I support their cause, but they will obviously report the information they like. Now here is from The American Cancer society:

"Smoking Marijuana May Increase Cancer Risk
Researchers Link Smoking Marijuana with Risk of Head and Neck Cancers
Article date: 2000/01/18
A study by researchers from the University of California at Los Angeles, M.D. Anderson Cancer Center, New York Eye and Ear Infirmary, and Arizona Cancer Center has linked smoking marijuana with an increased risk of head and neck cancers.

Their study, published in the December 1999 issue of the journal Cancer Epidemiology, Biomarkers & Prevention, is not the first to link marijuana to such cancers. Earlier research has shown marijuana cigarettes contain more tar and higher levels of certain cancer-causing chemicals than tobacco cigarettes. DNA mutations have been found in respiratory system cells of marijuana users and several case reports have found an unexpectedly high number of marijuana users among patients with cancers of the head and neck region, including the mouth, tongue, throat, and larynx."
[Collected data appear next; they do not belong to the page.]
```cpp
extern "C" void snn_graph_stats(int *h_plain, int *h_captured, int *h_replayed) {
    if (h_plain) *h_plain = g_graph_stats[0];
// ... 63 lines not shown
        while (rcw < 8 && ((N + rcw - 1) / rcw > cap(rcw) || snn_dc2015_resident_lds(B, Nin, N, rcw) > 150 * 1024)) rcw *= 2;
        if ((N + rcw - 1) / rcw > cap(rcw)) resident = 0;
    }
    const int rG = (N + rcw - 1) / rcw, rKB = (B + 16 / rcw - 1) / (16 / rcw);
    if ((c.rule == SNN_RULE_POSTPRE && !c.x_traces) || snn_dc2015_resident_lds(B, Nin, N, rcw) > 150 * 1024 ||
        resident_extra(B, Nin, N, R->T) > kResidentMaxExtra) resident = 0;
    int rnt = rnt0;
    if (rnt == 512 && (rcw > 4 || B * c.NW > 512)) rnt = 1024;
    static const bool lean_on = !(getenv("SNN_DC_LEAN") && atoi(getenv("SNN_DC_LEAN")) == 0);
    const bool lean1 = resident && allow_lean && lean_on && rcw == 4 && rnt == 1024 && L[1].p.one_spike &&
                       ((size_t)Nin * N) % 32 == 0 && Nin <= 1024 && 1024 - MAXB * 4 >= B * 4 * 4;
    static const bool spec_on = !(getenv("SNN_DC_SPEC") && atoi(getenv("SNN_DC_SPEC")) == 0);
    int lean = !lean1 ? 0 : (spec_on && snn_dc2015_spec_lds(B, Nin, N) <= 150 * 1024 ? 2 : 1);
    {
        const int async_env = getenv("SNN_DC_ASYNC") ? atoi(getenv("SNN_DC_ASYNC")) : kAsyncDefault;
        if (lean && async_env && N <= 1024 && B <= MAXB) {
            const size_t alds = snn_dc2015_async_lds(B, Nin, N);
            const int nrw = (c.rasE || c.rasI) ? 4 : 0;
            const int cap3 = alds <= 150 * 1024 ? snn_dc2015_async_capacity(alds) : 0;
            if (alds <= 150 * 1024 && rG + 1 + nrw <= cap3) {
                lean = 3;
                c.NRW = nrw;
                c.tbad = (int *)((unsigned char *)c.rprog + 16 * 4);
                const char *pe = getenv("SNN_DC_PRODUCERS");
                const int spare = cap3 - (rG + 1 + nrw), want = pe ? atoi(pe) : 128;
                c.NP = (want > 0 && spare >= 16 && dc_prep_lds_bytes(B, Nin, 512) <= alds) ? (spare < want ? spare : want) : 0;
                uint8_t *rq = c.NP > 0 ? snn_input_raster_request(0) : nullptr;
                if (rq && !(((uintptr_t)rq | (uintptr_t)c.in) & 15)) c.rasX = rq;
            }
        }
    }
    if (resident) { c.G = rG; c.KB = rKB; }
    static long long *dbg = nullptr;
    static int dbg_T = 0;
    if (getenv("SNN_DC_TIMING")) {
        const size_t dbg_words = (size_t)(24 + 256 * 4) * (R->T + 1);
        if (!dbg || dbg_T < R->T + 1) { if (dbg) (void)hipFree(dbg); (void)hipMalloc(&dbg, sizeof(long long) * dbg_words); dbg_T = R->T + 1; }
        (void)hipMemsetAsync(dbg, 0, sizeof(long long) * dbg_words, st);
        for (int t = 0; t <= R->T; ++t) (void)hipMemsetAsync(dbg + (size_t)t * 24 + 20, 0x7F, sizeof(long long), st);
        c.dbg = dbg; c.dbg_wg = atoi(getenv("SNN_DC_TIMING")); if (c.dbg_wg != -1 && (c.dbg_wg < 0 || c.dbg_wg >= c.G)) c.dbg_wg = c.G - 1;
    }
    const size_t lds = lds_bytes(B, Nin, N);
    static bool lds_attr = false;
    if (!lds_attr) {
        if (snn_check(hipFuncSetAttribute((const void *)k_dc2015_step, hipFuncAttributeMaxDynamicSharedMemorySize, 150 * 1024))) return SNN_ERR_LAUNCH;
        lds_attr = true;
// ... 13 lines not shown
            };
            unsigned long long key = 0x5EEDull;
            for (unsigned long long v : {(unsigned long long)(uintptr_t)c.ex, (unsigned long long)B, (unsigned long long)Nin, (unsigned long long)N, (unsigned long long)R->T,
                                         (unsigned long long)lean, (unsigned long long)exbytes, (unsigned long long)secbytes})
                key = mix(key, v);
            key |= 1ull;
            const bool clean = chain && g_ws_key_in == key;
            if (!clean) {
                if ((rc0 = snn_check(hipMemsetAsync(c.ex, 0, exbytes, qs)))) return rc0;
                if (chain && (rc0 = snn_check(hipMemsetAsync(sec0, 0, 2 * secbytes, qs)))) return rc0;
            }
            if (!(lean == 3 && c.NP > 0)) {
                hipLaunchKernelGGL(k_dc2015_prep, dim3(R->T + 1), dim3(NT), dc_prep_lds_bytes(B, Nin, NT), qs, c);
                if (c.x_traces) hipLaunchKernelGGL(k_dc2015_xtrace, dim3((B * Nin + 255) / 256), dim3(256), 0, qs, c);
            }
            const bool prof = with_events && snn_prof_begin(0, qs);
            static const bool section_coop = getenv("SNN_DC_SECTION_COOP") && atoi(getenv("SNN_DC_SECTION_COOP")) != 0;
            const bool ordinary = chain && !section_coop;
            int rcl = lean == 3 ? snn_dc2015_async_launch(c, snn_dc2015_async_lds(B, Nin, N), qs, ordinary)
                                : snn_dc2015_resident_launch(c, rcw, rnt, lean == 2 ? snn_dc2015_spec_lds(B, Nin, N) : snn_dc2015_resident_lds(B, Nin, N, rcw), lean, qs);
            if (prof) snn_prof_end(qs);
            if (rcl == SNN_OK && lean && R->status2) {
                DcCtx c2 = c;
                c2.tbad = nullptr; c2.NRW = 0; c2.NP = 0; c2.rasX = nullptr; c2.status = R->status2; c2.gate = R->status;
                if (chain) {
                    const int par = (int)(R->host_state[1] & 1ull);
                    unsigned char *mine = sec0 + (size_t)par * secbytes, *other = sec0 + (size_t)(par ^ 1) * secbytes;
                    c2.ex = (unsigned long long *)mine;
                    c2.exs = (unsigned long long *)(mine + al(resident_gran_bytes(B, N)));
                    c2.zeroA = (uint4 *)c.ex; c2.zeroA_n16 = (unsigned)(exbytes >> 4);
                    c2.zeroG = (uint4 *)other; c2.zeroG_n16 = (unsigned)(secbytes >> 4);
                } else if ((rc0 = snn_check(hipMemsetAsync(c.ex, 0, exbytes, qs)))) return rc0;
                static const bool gated_coop = getenv("SNN_DC_GATED_COOP") && atoi(getenv("SNN_DC_GATED_COOP")) != 0;
                rcl = snn_dc2015_resident_launch(c2, rcw, rnt, snn_dc2015_resident_lds(B, Nin, N, rcw), 0, qs, !gated_coop && !section_coop);
                if (rcl == SNN_OK && chain) { R->host_state[0] = key; R->host_state[1] += 1; }
            }
            if (rcl == SNN_OK && lean == 3 && c.rasX) snn_input_raster_done(0);
            return rcl;
        }
        rc0 = snn_check(hipMemsetAsync(ws, 0, 4 * wb, qs));
        if (rc0) return rc0;
        hipLaunchKernelGGL(k_dc2015_prep, dim3(R->T + 1), dim3(NT), dc_prep_lds_bytes(B, Nin, NT), qs, c);
        for (int t = 0; t <= R->T; ++t) {
            const bool prof = with_events && snn_prof_begin(t, qs);
            hipLaunchKernelGGL(k_dc2015_step, dim3(c.G), dim3(NT), lds, qs, c, t);
            if (prof) snn_prof_end(qs);
        }
// ... 229 lines not shown
```

### bindsnet_amd/csrc/snn_dc2015.hpp

```cpp
#pragma once
#include <hip/hip_runtime.h>
#include <stdint.h>
#include "../../include/snnhip.h"
#include "snn_common.hpp"
#include "snn_order.hpp"
#include "snn_rng.hpp"

struct DcCtx {
    int B, Nin, N, T, NW, NinW, G, RS;
    float dt; int learning;
    const uint8_t *in;
    const uint8_t *sX0;
    float *xX[2];
    int x_traces; float x_decay, x_scale; int x_additive;
    float *vE, *rE, *xE, *theta; uint8_t *sE;
    snn_dc_params pE;
    uint8_t *rasE; float *rasVE;
    float *vI, *rI, *xI; uint8_t *sI;
    snn_lif_params pI;
    uint8_t *rasI; float *rasVI;
    float *Wxe; const float *Wei; const float *Wie;
    int rule; float nu0, nu1; int use_dt; int has_min; float wmin; int has_max; float wmax;
    uint32_t *crossE[2], *spikeI[2];
    snn_rng_state *rng[2];
    float inv_hwps, inv_NW, inv_RS;
    uint32_t *dig; int DW, DGW, OXW;
    unsigned long long *ex; int KB;
    unsigned long long *exs;
    float *xtr;
    int *status;
    int has_norm; float norm; int norm_abs;
    int zone_shift;
    int spec_flags;
    int rows4;
    int stall_wg;
    int dbg_wg;
    long long *dbg;
    unsigned long long *wing;
    int *rprog;
    int NRW;
    int *tbad;
    const int *gate;
    int *dready;
    int NP;
    uint8_t *rasX;
    uint4 *zeroA, *zeroG;
    unsigned zeroA_n16, zeroG_n16;
};

namespace {
using namespace snn;

constexpr int CW = 8;
constexpr int MAXB = 32;
constexpr int TT = MAXB * CW;
constexpr int NT = 1024;
constexpr int NU = 2;

__device__ __forceinline__ void lds_barrier() { asm volatile("s_waitcnt lgkmcnt(0)\n\ts_barrier" ::: "memory"); }


#define DBG_MARK(slot) do { if (c.dbg && blockIdx.x == c.dbg_wg && threadIdx.x == 0) c.dbg[(size_t)t * 24 + (slot)] = (long long)wall_clock64(); } while (0)

__device__ __forceinline__ bool bit_of(const uint32_t *w, int j) { return (w[j >> 5] >> (j & 31)) & 1u; }

__device__ __forceinline__ uint32_t nz4(uint32_t w) {
    const uint32_t t = (w | ((w & 0x7f7f7f7fu) + 0x7f7f7f7fu)) & 0x80808080u;
    return ((t >> 7) | (t >> 14) | (t >> 21) | (t >> 28)) & 0xFu;
}

template <class SUM>
// ... 290 lines not shown
```

### bindsnet_amd/csrc/snn_dc2015_async.hip

```cpp
#include <limits.h>
#include <stdlib.h>
#include "snn_dc2015.hpp"
#include "snn_dc2015_tile.hpp"

namespace {

constexpr int ACW = 4;
constexpr int ANT = 512;
constexpr int kCrossRing = 4;
constexpr int kWinRing = 8;
constexpr int kWinGr = 11;
constexpr int kArbRing = 32;
constexpr unsigned kAPoll = 400000u;
constexpr unsigned kAbortPay = 0xFFFFFFFEu;

__device__ __forceinline__ uint32_t win_tag(int e) { return (uint32_t)(e + 1) & 1023u; }

__device__ __forceinline__ void report(int *status, int code) {
    if (status) atomicCAS(status, 0, code);
}

__device__ __forceinline__ const DcCtx &cold(const DcCtx &) {
    const __attribute__((address_space(4))) DcCtx *p = (const __attribute__((address_space(4))) DcCtx *)__builtin_amdgcn_kernarg_segment_ptr();
    asm volatile("" : "+s"(p));
    return *(const DcCtx *)p;
}

constexpr int AT = MAXB * ACW;
constexpr size_t OC_CTL = 0, OC_XNU0 = 128, OC_XNU0S = OC_XNU0 + 2 * AT * 4, OC_CURX = OC_XNU0S + AT * 4, OC_CURXW = OC_CURX + 2 * AT * 4,
                 OC_SPFIN = OC_CURXW + AT * 4, OC_THC = OC_SPFIN + AT * 4, OC_COLM = OC_THC + 32, OC_COLX = OC_COLM + 32, OC_COLRES = OC_COLX + 32,
                 OC_XWINV = OC_COLRES + 16, OC_XCNT = OC_XWINV + 16 + 16, OC_W0 = OC_XCNT + 2 * MAXB * 4, OC_C0 = OC_W0 + 2 * MAXB * 4, OC_WT = OC_C0 + 2 * MAXB * 4;
static_assert(OC_WT % 16 == 0 && OC_XNU0 % 16 == 0 && OC_XNU0S % 16 == 0, "16-byte aligned float4 arrays");
size_t async_compute_lds(int B, int Nin, int N) {
    const int DGS = (digest_lds_words(B, Nin) + 63) & ~63;
    return OC_WT + (size_t)3 * Nin * ACW * 4 + (size_t)2 * N * ACW * 4 + (size_t)2 * DGS * 4;
}
constexpr size_t OA_CTL = 0, OA_CNT = 128, OA_COL = 256, OA_WL = 384, OA_KEY = 512, OA_CRS = 1280;
size_t async_arbiter_lds(int B, int N) {
    const int BW = (B * ((N + 31) / 32) + 3) & ~3;
    return OA_CRS + (size_t)BW * 4 + (size_t)kArbRing * 624 * 4;
}

template <bool DUAL>
__device__ __forceinline__ float x_current4(const float *ws, const float *ws2, float &out2, const uint32_t *dg, int B, int Nin, int pb, int pq,
                                            int pL, bool tailcol) {
    constexpr int CW = ACW;
    constexpr uint32_t GM = (1u << GCB) - 1u;
    const uint16_t *lstX = (const uint16_t *)dg;
    const uint32_t *rowmask = dg + B * (LX / 2) + 40;
    const uint16_t *arows = (const uint16_t *)(rowmask + Nin);
    const uint16_t *lst2 = arows + 4 * ((Nin + 1) / 2);
    const uint32_t *gcnt = (const uint32_t *)(lst2 + B * LX);
    const uint32_t *gqn = gcnt + B;
    if (tailcol) {
// ... 200 lines not shown
#pragma unroll
        for (int k = 0; k < 4; ++k) if (k < GL) A2 = A2 + Gs[k];
        float Gl = 0.0f;
#pragma unroll
        for (int k = 0; k < 4; ++k) if (k == GL) Gl = Gs[k];
        const float res = ((0.0f + Gl) + A2) + 0.0f;
        r[q] = 0.0f + res;
    }
    return make_float4(r[0], r[1], r[2], r[3]);
}

__device__ __forceinline__ void scan_entry(const DcCtx &c, int *w0, int *cnt0, int tid) {
    const int B = c.B, N = c.N;
    if (tid < 2 * MAXB) { w0[tid] = -1; cnt0[tid] = 0; }
    __syncthreads();
    for (int k = tid; k < B * N; k += ANT) {
        if (c.sE[k]) { const int b = k / N; atomicAdd(&cnt0[b], 1); w0[b] = k - b * N; }
        if (c.sI[k]) { const int b = k / N; atomicAdd(&cnt0[MAXB + b], 1); w0[MAXB + b] = k - b * N; }
    }
    __syncthreads();
}

constexpr int kWinPollSleep = 1;
struct WinPre { unsigned long long g0; bool have; };
__device__ __forceinline__ WinPre win_prefetch(const DcCtx &c, int e, int myb) {
    WinPre p; p.g0 = granule_load(c.wing + (size_t)(e & (kWinRing - 1)) * kWinGr + myb / 3); p.have = true;
    return p;
}
__device__ __forceinline__ int sample_winner(const DcCtx &c, const int *w0, int e, int myb, bool &bad, WinPre pre = WinPre{0ull, false}) {
    if (e < 0) return w0[(e == -1 ? 0 : MAXB) + myb];
    const unsigned long long *gr = c.wing + (size_t)(e & (kWinRing - 1)) * kWinGr + myb / 3;
    const uint32_t tag = win_tag(e);
    unsigned long long x0 = pre.have ? pre.g0 : granule_load(gr);
    for (unsigned spins = 0; __any((uint32_t)(x0 >> 54) != tag); ++spins) {
        if (spins > kAPoll) { bad = true; report(cold(c).status, SNN_ERR_TIMEOUT); return -1; }
        __builtin_amdgcn_s_sleep(kWinPollSleep);
        x0 = granule_load(gr);
    }
    if (__any((int)((x0 >> 48) & 63u) == 63)) { bad = true; return -1; }
    const uint32_t w = (uint32_t)(x0 >> (16 * (myb % 3))) & 0xFFFFu;
    return w == 0xFFFFu ? -1 : (int)(w & 0x7FFu);
}

#define AMARKW(k, th) do { if constexpr (TIMING) { if (c.dbg && g == c.dbg_wg && tid == (th)) c.dbg[(size_t)t * 24 + (k)] = (long long)wall_clock64(); } } while (0)
#define AMARK(k) do { if constexpr (TIMING) { if (wave == 0 && c.dbg_wg >= 0) mk[k] = (long long)wall_clock64(); } } while (0)
#define AMARK2(k) do { if constexpr (TIMING) { if (wave == 2 && c.dbg_wg >= 0) mk[k] = (long long)wall_clock64(); } } while (0)
#define AMARK2_FLUSH() do { if constexpr (TIMING) { if (c.dbg && g == c.dbg_wg && tid == 128 && t >= 1) { _Pragma("unroll") for (int k_ = 19; k_ < 24; ++k_) c.dbg[(size_t)(t - 1) * 24 + k_] = mk[k_]; } } } while (0)
#define AMARK_FLUSH() do { if constexpr (TIMING) { if (c.dbg && g == c.dbg_wg && tid == 0) { _Pragma("unroll") for (int k_ = 0; k_ < 19; ++k_) { \
        const bool early_ = k_ == 0 || k_ == 9 || k_ == 10 || k_ == 7 || k_ == 11 || k_ == 18; \
        if (k_ != 3 && k_ != 17 && (early_ || t >= 1)) c.dbg[(size_t)(early_ ? t : t - 1) * 24 + k_] = mk[k_]; } } } } while (0)

__device__ __forceinline__ float vgpr(float x) { float r; asm volatile("v_mov_b32 %0, %1" : "=v"(r) : "s"(x)); return r; }
__device__ __forceinline__ snn_lif_params vgpr_params(snn_lif_params p) {
    p.decay = vgpr(p.decay); p.rest = vgpr(p.rest); p.reset = vgpr(p.reset); p.thresh = vgpr(p.thresh); p.refrac = vgpr(p.refrac);
    p.dt = vgpr(p.dt); p.lbound = vgpr(p.lbound); p.trace_decay = vgpr(p.trace_decay); p.trace_scale = vgpr(p.trace_scale);
    return p;
// ... 128 lines not shown
        __builtin_amdgcn_s_sleep(4);
    }
    __builtin_amdgcn_fence(__ATOMIC_ACQUIRE, "agent");
    all = true;
    return 1;
}
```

http://www.cancer.org/docroot/NWS/content/NWS_1_1x_Smoking_Marijuana_May_Increase_Cancer_Risk.asp

Of course you will find both sides of the issue showing their research is correct. And this follows my paragraph you claim is inaccurate.

Marijuana has been a round for a long time, but the major usage has only been around since the 60s really and before that, no real research was done on it. All you have to do is watch "Reefer Madness" to see what their research was like.

It wasn't until the 60s that marijuana was looked at more seriously than it was before and to me, that is not a long time. I would have to see the correlation between people who developed cancer and smoked tobacco and who smoke marijuana. If the patient smoked both, chances are good that the tobacco was considered the cause because either the patient hid the fact they smoked pot, or tobacco is easier to go with.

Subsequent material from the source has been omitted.